如何将Vector拆分为列-使用PySpark
上下文:我有一个DataFrame
,其中有2列:单词和向量.其中向量"的列类型为VectorUDT
.
Context: I have a DataFrame
with 2 columns: word and vector. Where the column type of "vector" is VectorUDT
.
一个例子:
word | vector
assert | [435,323,324,212...]
我想得到这个:
word | v1 | v2 | v3 | v4 | v5 | v6 ......
assert | 435 | 5435| 698| 356|....
问题:
如何使用PySpark在每个维度上将向量分为几列的列?
How can I split a column with vectors in several columns for each dimension using PySpark ?
预先感谢
火花> = 3.0.0
自Spark 3.0.0起,无需使用UDF即可完成此操作.
Since Spark 3.0.0 this can be done without using UDF.
from pyspark.ml.functions import vector_to_array
(df
.withColumn("xs", vector_to_array("vector")))
.select(["word"] + [col("xs")[i] for i in range(3)]))
## +-------+-----+-----+-----+
## | word|xs[0]|xs[1]|xs[2]|
## +-------+-----+-----+-----+
## | assert| 1.0| 2.0| 3.0|
## |require| 0.0| 2.0| 0.0|
## +-------+-----+-----+-----+
火花< 3.0.0
一种可能的方法是与RDD相互转换:
One possible approach is to convert to and from RDD:
from pyspark.ml.linalg import Vectors
df = sc.parallelize([
("assert", Vectors.dense([1, 2, 3])),
("require", Vectors.sparse(3, {1: 2}))
]).toDF(["word", "vector"])
def extract(row):
return (row.word, ) + tuple(row.vector.toArray().tolist())
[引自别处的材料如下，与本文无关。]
-  if (warp == Cfg::CONSUMER_THREADS / 32) {
+  if (SLAB && warp == Cfg::CONSUMER_THREADS / 32) {
+    if (lane == 0) {
+      tma_prefetch_desc(&maps.a[0]);
+      tma_prefetch_desc(&maps.b);
+      if constexpr (A8) tma_prefetch_desc(&maps.b8);
+      uint32_t u = 0, a = 0;
+      auto issue = [&](const CUtensorMap* am, int ac, int ax, int ay, uint32_t a_bytes, const CUtensorMap* bm, int kcol) {
+        const int s = static_cast<int>(u % STAGES);
+        if (u >= STAGES) mbar_wait(&empty_bar[s], ((u / STAGES) - 1) & 1);
+        const int q = static_cast<int>(a % SLABS);
+        if (a_bytes != 0 && a >= SLABS) mbar_wait(&slab_empty[q], ((a / SLABS) - 1) & 1);
+        mbar_arrive_expect_tx(&full_bar[s], a_bytes + BN * Cfg::BK * 2);
+        if (a_bytes != 0) {
+          tma_load_4d(am, &full_bar[s], smem + q * Cfg::SLAB_BYTES, ac, ax, ay, n0);
+          ++a;
+        }
+        tma_load_2d(bm, &full_bar[s], wring + s * Cfg::B_BYTES, kcol, colbase);
+        ++u;
+      };
+      const int chunks0 = p.seg_chunks[0];
+      const uint32_t slab_bytes = static_cast<uint32_t>(p.TW * (p.TH + 2) * p.TN) * 128u;
+#pragma unroll 1
+      for (int dx = 0; dx < 3; ++dx) {
+#pragma unroll 1
+        for (int ch = 0; ch < chunks0; ++ch) {
+#pragma unroll 1
+          for (int dy = 0; dy < 3; ++dy) {
+            const int t = dy * 3 + dx;
+            const uint32_t ab = dy == 0 ? slab_bytes : 0u;
+            if constexpr (A8) issue(&maps.a[0], ch * 128, w0 + dx - 1, h0 - 1, ab, &maps.b8, (t * chunks0 + ch) * 128);
+            else issue(&maps.a[0], ch * 64, w0 + dx - 1, h0 - 1, ab, &maps.b, (t * chunks0 + ch) * 64);
+          }
+        }
+      }
+      int base = A8 ? 0 : 9 * chunks0 * 64;
+#pragma unroll 1
+      for (int sg = 1; sg < 3; ++sg) {
+        const int taps = p.seg_taps[sg], chunks = p.seg_chunks[sg];
+        if (chunks == 0) continue;
+#pragma unroll 1
+        for (int t = 0; t < taps; ++t) {
+          const int dy = (taps == 9) ? (t / 3 - 1) : 0;
+          const int dx = (taps == 9) ? (t % 3 - 1) : 0;
+#pragma unroll 1
+          for (int ch = 0; ch < chunks; ++ch)
+            issue(&maps.a[sg], ch * 64, w0 + dx, h0 + dy, Cfg::A_BYTES, &maps.b, base + (t * chunks + ch) * 64);
+        }
+        base += taps * chunks * 64;
+      }
+    }
+    return;
+  }
+  if (!SLAB && warp == Cfg::CONSUMER_THREADS / 32) {
     if (lane == 0) {
       tma_prefetch_desc(&maps.a[0]);
       tma_prefetch_desc(&maps.b);
@@ -134,15 +195,31 @@
 #pragma unroll
   for (int i = 0; i < BN / 2; ++i) acc[i] = 0.f;
 
+  const int nslab = SLAB ? 9 * p.seg_chunks[0] : 0;
+  const uint32_t slab_row = SLAB ? static_cast<uint32_t>(p.TW) * 128u : 0u;
+  const uint32_t slab_wg = SLAB ? static_cast<uint32_t>((wg * 64) / (p.TW * p.TH) * (p.TH + 2)) * slab_row +
+                                      static_cast<uint32_t>((wg * 64) % (p.TW * p.TH)) * 128u
+                                : 0u;
 #pragma unroll 1
   for (int u = 0; u < nunits; ++u) {
     const uint32_t g = static_cast<uint32_t>(u);
     const int s = static_cast<int>(g % STAGES);
     mbar_wait(&full_bar[s], (g / STAGES) & 1);
-    const uint32_t sa = smem_u32(smem + s * Cfg::STAGE_BYTES);
-    const uint32_t sb = sa + Cfg::A_BYTES;
+    uint32_t sa, sb;
+    if constexpr (SLAB) {
+      sb = smem_u32(wring + s * Cfg::B_BYTES);
+      if (u < nslab) {
+        const int a = u / 3;
+        sa = smem_u32(smem + (a % SLABS) * Cfg::SLAB_BYTES) + slab_wg + static_cast<uint32_t>(u - 3 * a) * slab_row;
+      } else {
+        sa = smem_u32(smem + ((u - 2 * nslab / 3) % SLABS) * Cfg::SLAB_BYTES) + wg * 64 * 128;
+      }
+    } else {
+      sa = smem_u32(smem + s * Cfg::STAGE_BYTES);
+      sb = sa + Cfg::A_BYTES;
+    }
     wgmma_fence();
-    const uint64_t da = make_smem_desc_sw128(sa + wg * 64 * 128, 1024, 16);
+    const uint64_t da = make_smem_desc_sw128(SLAB ? sa : sa + wg * 64 * 128, 1024, 16);
     const uint64_t db = make_smem_desc_sw128(sb, 1024, 16);
     if (A8 && u < nunits8) {
 #pragma unroll
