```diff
diff --git a/rust-pathtracer_amd/csrc/pt_plan.cpp b/rust-pathtracer_amd/csrc/pt_plan.cpp
--- a/rust-pathtracer_amd/csrc/pt_plan.cpp
+++ b/rust-pathtracer_amd/csrc/pt_plan.cpp
@@ -32,6 +32,23 @@
             for (uint32_t x = tile.x0; x < tile.x1; ++x) px.push_back(y * width + x);
     }
     return px;
+}
+
+PassSchedule schedule_passes(uint32_t n_passes, uint32_t bounces, int32_t skew_bounce, bool overlap) {
+    PassSchedule sch;
+    sch.steps.assign(n_passes, PassStep{0u, false, -1, -1, -1});
+    if (!overlap || n_passes < 2) return sch;
+    const int32_t g = (skew_bounce < 0 || bounces == 0) ? -1 : (skew_bounce < (int32_t)bounces ? skew_bounce : (int32_t)bounces - 1);
+    for (uint32_t p = 0; p < n_passes; ++p) {
+        PassStep& s = sch.steps[p];
+        s.lane = p & 1u;
+        s.wait_fork = p == 1;
+        s.start_after = (p > 0 && g >= 0) ? (int32_t)p - 1 : -1;
+        s.accumulate_after = p > 0 ? (int32_t)p - 1 : -1;
+        s.signal_bounce = p + 1 < n_passes ? g : -1;
+    }
+    sch.join_pass = ((n_passes - 1) & 1u) ? (int32_t)n_passes - 1 : -1;
+    return sch;
 }
 
 std::vector<Pass> plan_passes(uint32_t n_pixels, uint32_t first_sample, uint32_t sample_count, uint32_t capacity, uint32_t phase_samples) {
diff --git a/rust-pathtracer_amd/csrc/pt_plan.h b/rust-pathtracer_amd/csrc/pt_plan.h
--- a/rust-pathtracer_amd/csrc/pt_plan.h
+++ b/rust-pathtracer_amd/csrc/pt_plan.h
@@ -19,6 +19,11 @@
 
 struct Pass { uint32_t pixel_begin, pixel_count, first_sample, sample_count; };
 std::vector<Pass> plan_passes(uint32_t n_pixels, uint32_t first_sample, uint32_t sample_count, uint32_t capacity, uint32_t phase_samples = 10);
+
+struct PassStep { uint32_t lane; bool wait_fork; int32_t start_after, accumulate_after, signal_bounce; };
+struct PassSchedule { std::vector<PassStep> steps; int32_t join_pass = -1; };
+PassSchedule schedule_passes(uint32_t n_passes, uint32_t bounces, int32_t skew_bounce, bool overlap);
+constexpr int32_t kPassSkewBounce = 0;
 
 ptd::CameraParams camera_params(const pt_camera& c, float aspect_ratio);
 
```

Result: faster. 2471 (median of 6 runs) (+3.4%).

df.rdd.map(extract).toDF(["word"]) # Vector values will be named _2, _3, ...
## +-------+---+---+---+
## | word| _2| _3| _4|
## +-------+---+---+---+
## | assert|1.0|2.0|3.0|
## |require|0.0|2.0|0.0|
## +-------+---+---+---+
另一种解决方案是创建UDF:
An alternative solution would be to create an UDF:
from pyspark.sql.functions import udf, col
from pyspark.sql.types import ArrayType, DoubleType
def to_array(col):
def to_array_(v):
return v.toArray().tolist()
# Important: asNondeterministic requires Spark 2.3 or later
# It can be safely removed i.e.
# return udf(to_array_, ArrayType(DoubleType()))(col)
# but at the cost of decreased performance
return udf(to_array_, ArrayType(DoubleType())).asNondeterministic()(col)
(df
.withColumn("xs", to_array(col("vector")))
.select(["word"] + [col("xs")[i] for i in range(3)]))
## +-------+-----+-----+-----+
## | word|xs[0]|xs[1]|xs[2]|
## +-------+-----+-----+-----+
## | assert| 1.0| 2.0| 3.0|
## |require| 0.0| 2.0| 0.0|
## +-------+-----+-----+-----+
对于等价于Scala的信息,请参见 Spark Scala:如何将Dataframe [vector]转换为DataFrame [f1:Double,...,fn:Double) ] .
For Scala equivalent see Spark Scala: How to convert Dataframe[vector] to DataFrame[f1:Double, ..., fn: Double)].